I don't profess to be an expert on Catalina's business model, but I would be utterly shocked to learn that Catalina would prefer to sell hundreds fewer boats every year if they had the option. I just don't buy that.

It's been a couple of years now (mid 2008), but I looked heavily at the Catalinas when we were making our decision, and my conclusion at the end of our process was that from a quality standpoint the Catalinas, Beneteaus, Jeanneaus and Hunters were VERY close to the point of being virtually indistinguishable. One did some things better than another, and some things worse. It comes down to preferences I think.

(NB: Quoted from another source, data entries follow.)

bool stencil7x3_supported(const LocalDomain &dom, int64_t qi, const Rect3 &region, const StencilTune &tune) {
  if (dom.backend() != Backend::Device) return false;
  const int64_t es = dom.elem_size(qi);
  const bool f32 = dom.dtype(qi) == DType::F32 || (dom.dtype(qi) == DType::Bytes && es == 4);
  const bool f64 = dom.dtype(qi) == DType::F64 || (dom.dtype(qi) == DType::Bytes && es == 8);
  if (!f32 && !f64) return false;
  const Radius &rad = dom.radius();
  const Dim3 n = dom.size();
  const int wrapm = tune.wrap & 7;
  if (wrapm & 1) {
    if (!f32 || n.x != 512 || !(stencil7x2_wrappable_axes(dom, qi, 1) & 1)) return false;
  } else {
    const int64_t cw = stencil7x3_column_cells(es);
    if (rad.x(-1) < 3 || rad.x(1) < 3 || n.x < 3 || n.x % cw > cw - 3) return false;
  }
  if (!(wrapm & 2) && (rad.y(-1) < 3 || rad.y(1) < 3)) return false;
  if (!(wrapm & 4) && (rad.z(-1) < 3 || rad.z(1) < 3)) return false;
  for (int i = 0; i < 27; ++i) {
    const Dim3 d = dir_from_index(i);
    const int nzc = (d.x != 0) + (d.y != 0) + (d.z != 0);
    const bool halo = !((d.x != 0 && (wrapm & 1)) || (d.y != 0 && (wrapm & 2)) || (d.z != 0 && (wrapm & 4)));
    if (nzc >= 2 && halo && rad.dir(d) < 1) return false;
  }
  const Rect3 cr = dom.get_compute_region();
// ... 63 lines not shown
static X3Plan x3_plan(const StencilArgs<T> &a, bool jac, int64_t cols, int64_t slots, uint32_t blocks,
                      const StencilTune &tune) {
  constexpr int NW = 12, YO = NW - 6;
  constexpr double kUnsync = 1.2;
  const int64_t nz = a.hiz - a.loz;
  const float w = jac ? tune.x3sphw : 0.f;
  auto plan = [&](int P, int64_t nbP, ZPartBounds &b) -> double {
    b = ZPartBounds{};
    const int64_t cm = nbP / P;
    if (jac) sphere_part_bounds(b, a, std::min<int64_t>(cm, a.gy), P, NW, YO, 3, w);
    const int mode = tune.x3left;
    ZPartBounds bg = b, bl = b;
    const double tg = mode == 1 || mode == 3
                          ? balance_leftover(bg, a, nbP, cm, P, cols, a.gy, NW, YO, 3, w, 4, mode == 3 ? kUnsync : 1.0)
                          : -1;
    const double tl = mode == 2 || mode == 3 ? lockstep_leftover(bl, a, nbP, cm, P, cols, a.gy, NW, YO, 3, w, 4, 16) : -1;
    if (tl >= 0 && (tg < 0 || tl <= tg)) {
      b = bl;
      return tl;
    }
    if (tg >= 0) {
      b = bg;
      return tg;
    }
    const std::vector<double> mc = lockstep_part_costs(b, a, cm, P, a.gy, NW, YO, 3, w, 4);
    const double left = cols > cm ? double((cols - cm) * nz) * kUnsync / double(nbP) + 4 : 0;
    return *std::max_element(mc.begin(), mc.end()) + left;
  };
  X3Plan pl{a.zparts, blocks, ZPartBounds{}, 0};
  if (tune.x3sched == 1 && tune.x3parts <= 0 && tune.x3left != 0) {
    double best = -1;
    const bool sph = jac && a.r1sq > 0 && w > 0;
    for (int P = 2; P <= (sph ? kZPartMaxParts : 8); ++P) {
      const int64_t cm = std::min<int64_t>(cols, slots / P);
      if (cm < 1 || nz / P < 16) continue;
      ZPartBounds b;
      const double t = plan(P, P * cm, b);
      if (best < 0 || t < best - 1e-9) {
        best = t;
        pl = X3Plan{P, uint32_t(P * cm), b, t};
      }
    }
  } else {
    pl.steps = plan(a.zparts, int64_t(blocks), pl.b);
  }
  return pl;
}

template <typename T> struct X3Launch {
  StencilArgs<T> a;
  ZPartBounds zb;
  uint32_t blocks;
  bool big, rag;
  int64_t cols, slots;
};
template <typename T, int KIND, bool XH>
static X3Launch<T> x3_prepare(const LocalDomain &dom, int64_t qi, const Rect3 &region, const Spheres &sph,
                              const StencilTune &tune) {
  constexpr int NW = 12, YO = NW - 6;
  X3Launch<T> L{};
  StencilArgs<T> &a = L.a;
  a = make_args<T>(dom, qi, region, KIND == 0 ? StencilKind::Jacobi : StencilKind::Astaroth, sph);
  a.flip = tune.alternateZ ? (dom.parity() & 1) : 0;
  a.nt = tune.nontemporal ? 1 : 0;
  a.wrapm = tune.wrap & 7;
  if (!(a.wrapm & 2)) a.wn[1] = 0;
  if (!(a.wrapm & 4)) a.wn[2] = 0;
  a.x0 = a.lox;
  a.remap = tune.xcdRemap ? 1 : 0;
  a.sphchunk = tune.x3sphchunk ? 1 : 0;
  a.sphr = int(sph.radius);
  const int nx = a.hix - a.lox, ny = a.hiy - a.loy, nz = a.hiz - a.loz;
  const int cw = int(stencil7x3_column_cells(int64_t(sizeof(T))));
  a.gx = XH ? (nx + cw - 1) / cw : 1;
  a.xr = XH ? nx - (a.gx - 1) * cw : nx;
  const bool rag = XH && a.xr < cw;
  a.gy = (ny + YO - 1) / YO;
  const bool big = dom.buffer_bytes(qi) >= (int64_t(1) << 32) - 4096;
  const void *kern =
      XH ? (const void *)x3_xh_kernel_ptr<T, KIND>(big, false, rag) : x3_wrap_kernel_ptr<T, KIND>(a.nt != 0);
  const int64_t cols = int64_t(a.gx) * a.gy;
  const int64_t resident = resident_blocks(kern, 64 * NW, 1);
  const int64_t slots = launch_slots(resident, tune.reserveCUs, dom.gpu());
  if (tune.publish) {
    a.pub = reinterpret_cast<unsigned long long *>(tune.publish);
    a.pubLo = a.loz + tune.publishDepth;
    a.pubHi = a.hiz - tune.publishDepth;
    a.flip = 0;
  }
  const X3Schedule ls = stencil7x3_schedule(XH, cols, nz, slots, tune, tune.publish != nullptr);
  a.seg = ls.seg;
  uint32_t blocks = uint32_t(ls.blocks);
  if (ls.seg != 1) {
    a.zparts = ls.parts;
    a.zrounds = ls.rounds;
  }
  ZPartBounds &zb = L.zb;
  if (a.seg == 2) {
    static std::map<std::vector<int64_t>, X3Plan> cache;
    static std::mutex mu;
    int32_t wbits = 0;
    std::memcpy(&wbits, &tune.x3sphw, sizeof(wbits));
    const std::vector<int64_t> key{KIND, a.loy,  a.hiy, a.loz, a.hiz,          a.hy,        a.cy,
                                   a.hz, a.cz,   a.r1sq, int64_t(blocks), a.zparts, cols, a.gy,
                                   wbits, tune.x3left, tune.x3sched, tune.x3parts, slots};
    std::lock_guard<std::mutex> lk(mu);
    auto it = cache.find(key);
    if (it == cache.end()) it = cache.emplace(key, x3_plan(a, KIND == 0, cols, slots, blocks, tune)).first;
    a.zparts = it->second.P;
    blocks = it->second.blocks;
    zb = it->second.b;
  }
  a.sink = x3_sink(dom.gpu(), false);
  a.clk = reinterpret_cast<unsigned long long *>(tune.blockClock);
  L.blocks = blocks;
  L.big = big;
  L.rag = rag;
  L.cols = cols;
  L.slots = slots;
  return L;
}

The one thing I'll give you is that Bene going with iron keels is a shortcoming, and there's no spinning that into a positive, IMHO. That's a tradeoff Bene owners have to make. In terms of joinery, I respectfully disagree that Catalina is better than Bene. I actually found the opposite to be true, but Hunter (if you can believe it) was the best of the three, at least with respect to new boats in 2008.

And for what it's worth, we found the deck layout, sail handling systems, use of space, and performance to be better on the Beneteaus (we also liked the aesthetics a lot better too, but obviously that couldnt' be more personal and subjective).

At the time we were looking the Catalina prices were higher than Bene. I suspect, but don't know for certain, that it's mostly because Beneteau dwarves Catalina in size, so I bet Bene's purchasing power is much greater and thus its material costs is lower. Again, I don't know that for certain by any stretch, and I'm just drawing that inference.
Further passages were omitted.